- _Exercise_
Go through the material below, count the lines with the word "template", and reply with the count alone.

- _Given records_
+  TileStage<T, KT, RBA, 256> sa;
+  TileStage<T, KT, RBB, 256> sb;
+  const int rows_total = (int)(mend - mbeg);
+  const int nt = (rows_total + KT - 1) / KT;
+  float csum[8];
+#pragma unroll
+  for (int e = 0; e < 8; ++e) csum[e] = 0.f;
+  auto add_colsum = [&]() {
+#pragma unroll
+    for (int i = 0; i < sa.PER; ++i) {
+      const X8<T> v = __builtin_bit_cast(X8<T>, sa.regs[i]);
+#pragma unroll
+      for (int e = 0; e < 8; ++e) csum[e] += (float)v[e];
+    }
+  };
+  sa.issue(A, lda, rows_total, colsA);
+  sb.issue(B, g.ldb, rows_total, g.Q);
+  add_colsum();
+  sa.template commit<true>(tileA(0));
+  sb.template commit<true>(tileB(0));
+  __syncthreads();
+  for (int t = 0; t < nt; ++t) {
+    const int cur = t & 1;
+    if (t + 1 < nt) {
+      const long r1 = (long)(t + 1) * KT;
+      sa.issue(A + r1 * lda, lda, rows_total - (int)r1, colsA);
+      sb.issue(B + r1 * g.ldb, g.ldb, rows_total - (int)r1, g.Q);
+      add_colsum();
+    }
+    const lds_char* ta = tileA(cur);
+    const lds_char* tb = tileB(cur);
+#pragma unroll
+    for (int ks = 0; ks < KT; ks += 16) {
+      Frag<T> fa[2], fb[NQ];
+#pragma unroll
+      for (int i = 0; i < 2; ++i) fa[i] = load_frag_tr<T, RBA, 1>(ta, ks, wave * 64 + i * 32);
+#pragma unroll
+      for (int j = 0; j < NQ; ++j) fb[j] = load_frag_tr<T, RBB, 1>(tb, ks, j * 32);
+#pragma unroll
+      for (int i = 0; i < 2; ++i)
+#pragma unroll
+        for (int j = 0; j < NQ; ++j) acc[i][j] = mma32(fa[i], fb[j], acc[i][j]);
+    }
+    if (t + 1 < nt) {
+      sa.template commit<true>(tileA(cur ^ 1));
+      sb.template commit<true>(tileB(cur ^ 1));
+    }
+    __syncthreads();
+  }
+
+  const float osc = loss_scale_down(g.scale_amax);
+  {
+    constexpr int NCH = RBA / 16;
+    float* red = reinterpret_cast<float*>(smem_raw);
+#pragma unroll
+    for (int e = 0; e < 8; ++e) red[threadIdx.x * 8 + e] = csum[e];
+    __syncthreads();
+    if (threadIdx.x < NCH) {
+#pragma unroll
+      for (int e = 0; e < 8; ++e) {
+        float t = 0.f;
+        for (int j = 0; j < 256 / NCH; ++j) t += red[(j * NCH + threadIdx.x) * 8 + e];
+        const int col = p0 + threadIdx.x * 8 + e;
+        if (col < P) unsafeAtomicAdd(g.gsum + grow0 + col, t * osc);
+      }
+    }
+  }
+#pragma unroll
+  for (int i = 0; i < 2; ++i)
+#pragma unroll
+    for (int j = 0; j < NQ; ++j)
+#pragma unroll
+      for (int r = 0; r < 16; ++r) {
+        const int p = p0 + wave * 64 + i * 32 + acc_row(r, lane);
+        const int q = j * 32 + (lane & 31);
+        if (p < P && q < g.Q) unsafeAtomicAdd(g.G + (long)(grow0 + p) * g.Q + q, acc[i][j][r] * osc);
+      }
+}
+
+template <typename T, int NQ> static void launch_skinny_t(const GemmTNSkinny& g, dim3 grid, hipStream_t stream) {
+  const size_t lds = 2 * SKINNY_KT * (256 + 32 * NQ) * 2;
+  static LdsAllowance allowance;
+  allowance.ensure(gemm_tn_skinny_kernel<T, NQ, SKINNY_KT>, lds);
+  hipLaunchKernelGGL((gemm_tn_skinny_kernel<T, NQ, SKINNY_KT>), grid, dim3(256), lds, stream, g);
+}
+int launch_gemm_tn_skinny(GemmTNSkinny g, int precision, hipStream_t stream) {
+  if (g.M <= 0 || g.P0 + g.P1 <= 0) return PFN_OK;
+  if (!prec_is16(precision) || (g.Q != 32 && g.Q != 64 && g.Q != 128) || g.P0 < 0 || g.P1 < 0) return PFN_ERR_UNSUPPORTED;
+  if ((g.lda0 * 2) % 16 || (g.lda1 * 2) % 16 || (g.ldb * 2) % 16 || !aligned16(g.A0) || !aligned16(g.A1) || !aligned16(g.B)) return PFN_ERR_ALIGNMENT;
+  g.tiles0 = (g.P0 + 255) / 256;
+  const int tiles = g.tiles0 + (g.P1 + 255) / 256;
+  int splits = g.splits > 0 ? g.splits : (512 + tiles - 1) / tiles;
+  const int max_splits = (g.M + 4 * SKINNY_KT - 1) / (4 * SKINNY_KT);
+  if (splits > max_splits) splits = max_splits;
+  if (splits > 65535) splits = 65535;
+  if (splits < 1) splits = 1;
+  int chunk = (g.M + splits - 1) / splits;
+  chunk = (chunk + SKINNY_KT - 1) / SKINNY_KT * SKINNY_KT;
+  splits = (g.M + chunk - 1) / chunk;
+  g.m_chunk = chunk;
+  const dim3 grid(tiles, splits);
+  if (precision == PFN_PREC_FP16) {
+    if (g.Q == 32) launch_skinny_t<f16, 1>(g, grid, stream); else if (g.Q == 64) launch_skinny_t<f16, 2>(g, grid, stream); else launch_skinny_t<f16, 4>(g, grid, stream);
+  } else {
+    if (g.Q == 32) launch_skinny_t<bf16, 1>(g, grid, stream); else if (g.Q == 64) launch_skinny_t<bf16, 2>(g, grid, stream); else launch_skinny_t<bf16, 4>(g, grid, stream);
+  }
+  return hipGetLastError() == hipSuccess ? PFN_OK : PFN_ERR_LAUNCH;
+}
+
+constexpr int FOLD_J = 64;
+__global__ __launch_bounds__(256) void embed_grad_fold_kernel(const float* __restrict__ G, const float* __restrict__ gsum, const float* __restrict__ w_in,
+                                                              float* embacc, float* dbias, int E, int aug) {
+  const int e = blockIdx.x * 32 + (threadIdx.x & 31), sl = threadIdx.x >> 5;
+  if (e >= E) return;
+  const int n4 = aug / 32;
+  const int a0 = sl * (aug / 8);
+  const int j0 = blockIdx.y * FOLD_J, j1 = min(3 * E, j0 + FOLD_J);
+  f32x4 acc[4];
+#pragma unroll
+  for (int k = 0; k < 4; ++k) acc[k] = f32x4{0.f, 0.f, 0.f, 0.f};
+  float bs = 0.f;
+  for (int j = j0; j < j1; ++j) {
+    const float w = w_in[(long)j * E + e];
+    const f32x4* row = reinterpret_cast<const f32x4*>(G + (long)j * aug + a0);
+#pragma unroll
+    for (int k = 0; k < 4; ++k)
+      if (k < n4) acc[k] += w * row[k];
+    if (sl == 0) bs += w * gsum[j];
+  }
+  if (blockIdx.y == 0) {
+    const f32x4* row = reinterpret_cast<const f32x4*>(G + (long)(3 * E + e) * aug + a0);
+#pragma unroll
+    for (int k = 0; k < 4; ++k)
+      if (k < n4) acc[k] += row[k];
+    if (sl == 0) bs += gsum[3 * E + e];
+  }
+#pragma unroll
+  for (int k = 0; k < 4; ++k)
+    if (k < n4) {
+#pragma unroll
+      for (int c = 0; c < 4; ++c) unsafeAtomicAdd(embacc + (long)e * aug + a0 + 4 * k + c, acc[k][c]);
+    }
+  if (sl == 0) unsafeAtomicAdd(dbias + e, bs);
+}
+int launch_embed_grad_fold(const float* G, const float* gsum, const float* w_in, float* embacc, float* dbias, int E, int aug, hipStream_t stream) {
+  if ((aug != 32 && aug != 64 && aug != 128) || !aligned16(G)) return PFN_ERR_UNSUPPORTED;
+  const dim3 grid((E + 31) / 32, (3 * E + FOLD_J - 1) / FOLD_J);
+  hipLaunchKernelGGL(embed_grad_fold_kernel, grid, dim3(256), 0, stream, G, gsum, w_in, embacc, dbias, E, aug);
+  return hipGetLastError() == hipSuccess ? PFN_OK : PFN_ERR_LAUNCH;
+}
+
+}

...

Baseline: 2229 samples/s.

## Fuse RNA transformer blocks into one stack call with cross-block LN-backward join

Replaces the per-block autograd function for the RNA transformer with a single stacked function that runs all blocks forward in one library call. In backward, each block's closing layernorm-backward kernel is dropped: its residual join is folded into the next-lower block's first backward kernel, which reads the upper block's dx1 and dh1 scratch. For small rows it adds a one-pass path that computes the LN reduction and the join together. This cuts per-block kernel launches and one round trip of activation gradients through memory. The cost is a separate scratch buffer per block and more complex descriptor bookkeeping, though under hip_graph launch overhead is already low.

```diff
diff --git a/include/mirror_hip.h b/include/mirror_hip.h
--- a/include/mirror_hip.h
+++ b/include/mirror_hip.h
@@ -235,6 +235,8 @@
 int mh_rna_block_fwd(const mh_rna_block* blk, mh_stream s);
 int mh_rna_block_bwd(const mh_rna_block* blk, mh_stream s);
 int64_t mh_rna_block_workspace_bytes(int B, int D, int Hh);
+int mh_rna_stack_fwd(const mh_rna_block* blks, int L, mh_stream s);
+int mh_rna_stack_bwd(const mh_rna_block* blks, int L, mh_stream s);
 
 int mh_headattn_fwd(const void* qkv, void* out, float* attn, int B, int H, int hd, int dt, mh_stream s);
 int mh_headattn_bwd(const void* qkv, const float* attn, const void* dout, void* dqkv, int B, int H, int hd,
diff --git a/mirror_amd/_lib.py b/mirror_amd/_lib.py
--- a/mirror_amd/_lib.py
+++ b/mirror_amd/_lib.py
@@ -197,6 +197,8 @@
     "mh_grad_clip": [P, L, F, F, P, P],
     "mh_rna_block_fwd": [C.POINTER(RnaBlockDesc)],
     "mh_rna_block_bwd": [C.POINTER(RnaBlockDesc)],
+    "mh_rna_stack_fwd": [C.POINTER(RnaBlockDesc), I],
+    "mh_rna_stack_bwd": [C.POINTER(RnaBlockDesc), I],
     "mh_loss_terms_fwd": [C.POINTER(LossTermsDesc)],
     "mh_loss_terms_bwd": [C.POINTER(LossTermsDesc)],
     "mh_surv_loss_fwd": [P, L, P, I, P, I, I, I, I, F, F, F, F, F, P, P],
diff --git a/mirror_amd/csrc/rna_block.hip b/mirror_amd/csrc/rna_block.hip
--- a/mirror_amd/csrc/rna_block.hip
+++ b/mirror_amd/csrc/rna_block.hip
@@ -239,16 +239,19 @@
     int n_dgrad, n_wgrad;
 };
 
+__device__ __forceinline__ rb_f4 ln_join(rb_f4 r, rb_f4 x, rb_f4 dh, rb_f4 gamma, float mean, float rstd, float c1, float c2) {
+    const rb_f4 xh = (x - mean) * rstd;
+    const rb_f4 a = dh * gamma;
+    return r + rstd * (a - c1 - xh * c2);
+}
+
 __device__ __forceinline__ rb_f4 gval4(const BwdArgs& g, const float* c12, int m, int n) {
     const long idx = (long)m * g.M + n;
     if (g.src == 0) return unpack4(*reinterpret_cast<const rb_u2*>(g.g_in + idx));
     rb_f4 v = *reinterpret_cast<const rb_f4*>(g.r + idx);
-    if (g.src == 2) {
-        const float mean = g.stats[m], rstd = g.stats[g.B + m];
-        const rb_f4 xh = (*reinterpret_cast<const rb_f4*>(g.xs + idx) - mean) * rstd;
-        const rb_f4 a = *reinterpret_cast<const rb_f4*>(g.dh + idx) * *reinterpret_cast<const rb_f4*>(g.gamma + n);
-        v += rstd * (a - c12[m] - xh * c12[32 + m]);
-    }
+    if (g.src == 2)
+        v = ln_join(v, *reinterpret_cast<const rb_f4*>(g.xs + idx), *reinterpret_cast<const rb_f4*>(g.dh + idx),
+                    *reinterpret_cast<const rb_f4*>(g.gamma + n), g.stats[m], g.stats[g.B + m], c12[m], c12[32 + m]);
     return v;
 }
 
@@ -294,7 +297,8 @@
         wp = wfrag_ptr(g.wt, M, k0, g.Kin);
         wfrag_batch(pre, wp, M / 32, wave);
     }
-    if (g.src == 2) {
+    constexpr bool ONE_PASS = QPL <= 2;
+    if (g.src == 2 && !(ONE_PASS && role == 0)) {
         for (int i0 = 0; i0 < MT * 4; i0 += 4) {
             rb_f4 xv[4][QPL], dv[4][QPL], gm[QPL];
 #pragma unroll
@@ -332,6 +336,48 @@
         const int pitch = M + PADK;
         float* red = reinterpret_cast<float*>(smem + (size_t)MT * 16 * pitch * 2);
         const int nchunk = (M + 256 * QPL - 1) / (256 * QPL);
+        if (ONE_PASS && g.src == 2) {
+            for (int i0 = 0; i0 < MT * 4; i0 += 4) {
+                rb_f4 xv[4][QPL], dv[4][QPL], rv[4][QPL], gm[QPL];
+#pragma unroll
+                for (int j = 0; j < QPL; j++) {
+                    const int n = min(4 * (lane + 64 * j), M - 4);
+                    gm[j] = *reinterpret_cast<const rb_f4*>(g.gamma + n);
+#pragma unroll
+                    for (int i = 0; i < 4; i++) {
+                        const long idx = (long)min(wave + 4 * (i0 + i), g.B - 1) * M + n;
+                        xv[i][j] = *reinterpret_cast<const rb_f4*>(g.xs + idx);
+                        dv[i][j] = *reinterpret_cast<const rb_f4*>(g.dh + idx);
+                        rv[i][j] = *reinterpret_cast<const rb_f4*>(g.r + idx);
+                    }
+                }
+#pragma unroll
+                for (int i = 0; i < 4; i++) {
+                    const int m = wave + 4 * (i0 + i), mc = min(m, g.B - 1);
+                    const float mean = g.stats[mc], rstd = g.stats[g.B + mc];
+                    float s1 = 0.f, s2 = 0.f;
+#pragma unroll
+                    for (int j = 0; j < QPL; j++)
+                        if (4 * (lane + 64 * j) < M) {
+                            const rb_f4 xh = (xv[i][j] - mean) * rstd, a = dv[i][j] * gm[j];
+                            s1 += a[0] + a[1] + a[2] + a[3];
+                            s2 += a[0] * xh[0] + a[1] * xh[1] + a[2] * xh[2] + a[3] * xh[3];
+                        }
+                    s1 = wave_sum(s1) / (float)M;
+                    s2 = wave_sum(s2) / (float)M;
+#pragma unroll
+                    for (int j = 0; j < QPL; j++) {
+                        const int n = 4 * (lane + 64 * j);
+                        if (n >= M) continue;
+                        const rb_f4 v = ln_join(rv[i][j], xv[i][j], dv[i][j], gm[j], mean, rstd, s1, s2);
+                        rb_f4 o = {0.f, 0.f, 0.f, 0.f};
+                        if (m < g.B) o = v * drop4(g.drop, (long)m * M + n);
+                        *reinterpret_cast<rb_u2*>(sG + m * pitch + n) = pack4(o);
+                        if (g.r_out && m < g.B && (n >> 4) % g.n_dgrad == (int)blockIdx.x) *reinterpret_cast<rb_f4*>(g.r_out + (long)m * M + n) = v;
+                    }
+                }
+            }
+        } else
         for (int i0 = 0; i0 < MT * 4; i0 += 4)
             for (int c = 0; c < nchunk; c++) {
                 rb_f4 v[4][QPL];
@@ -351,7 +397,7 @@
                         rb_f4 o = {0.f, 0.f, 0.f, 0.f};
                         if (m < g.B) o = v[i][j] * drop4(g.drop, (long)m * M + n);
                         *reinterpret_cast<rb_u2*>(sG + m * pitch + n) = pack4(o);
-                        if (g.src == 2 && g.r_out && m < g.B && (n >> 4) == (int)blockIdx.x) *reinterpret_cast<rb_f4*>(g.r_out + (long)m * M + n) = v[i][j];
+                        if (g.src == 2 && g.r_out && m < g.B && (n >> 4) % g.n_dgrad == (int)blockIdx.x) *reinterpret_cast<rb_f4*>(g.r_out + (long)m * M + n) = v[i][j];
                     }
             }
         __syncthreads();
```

- _Task output_
5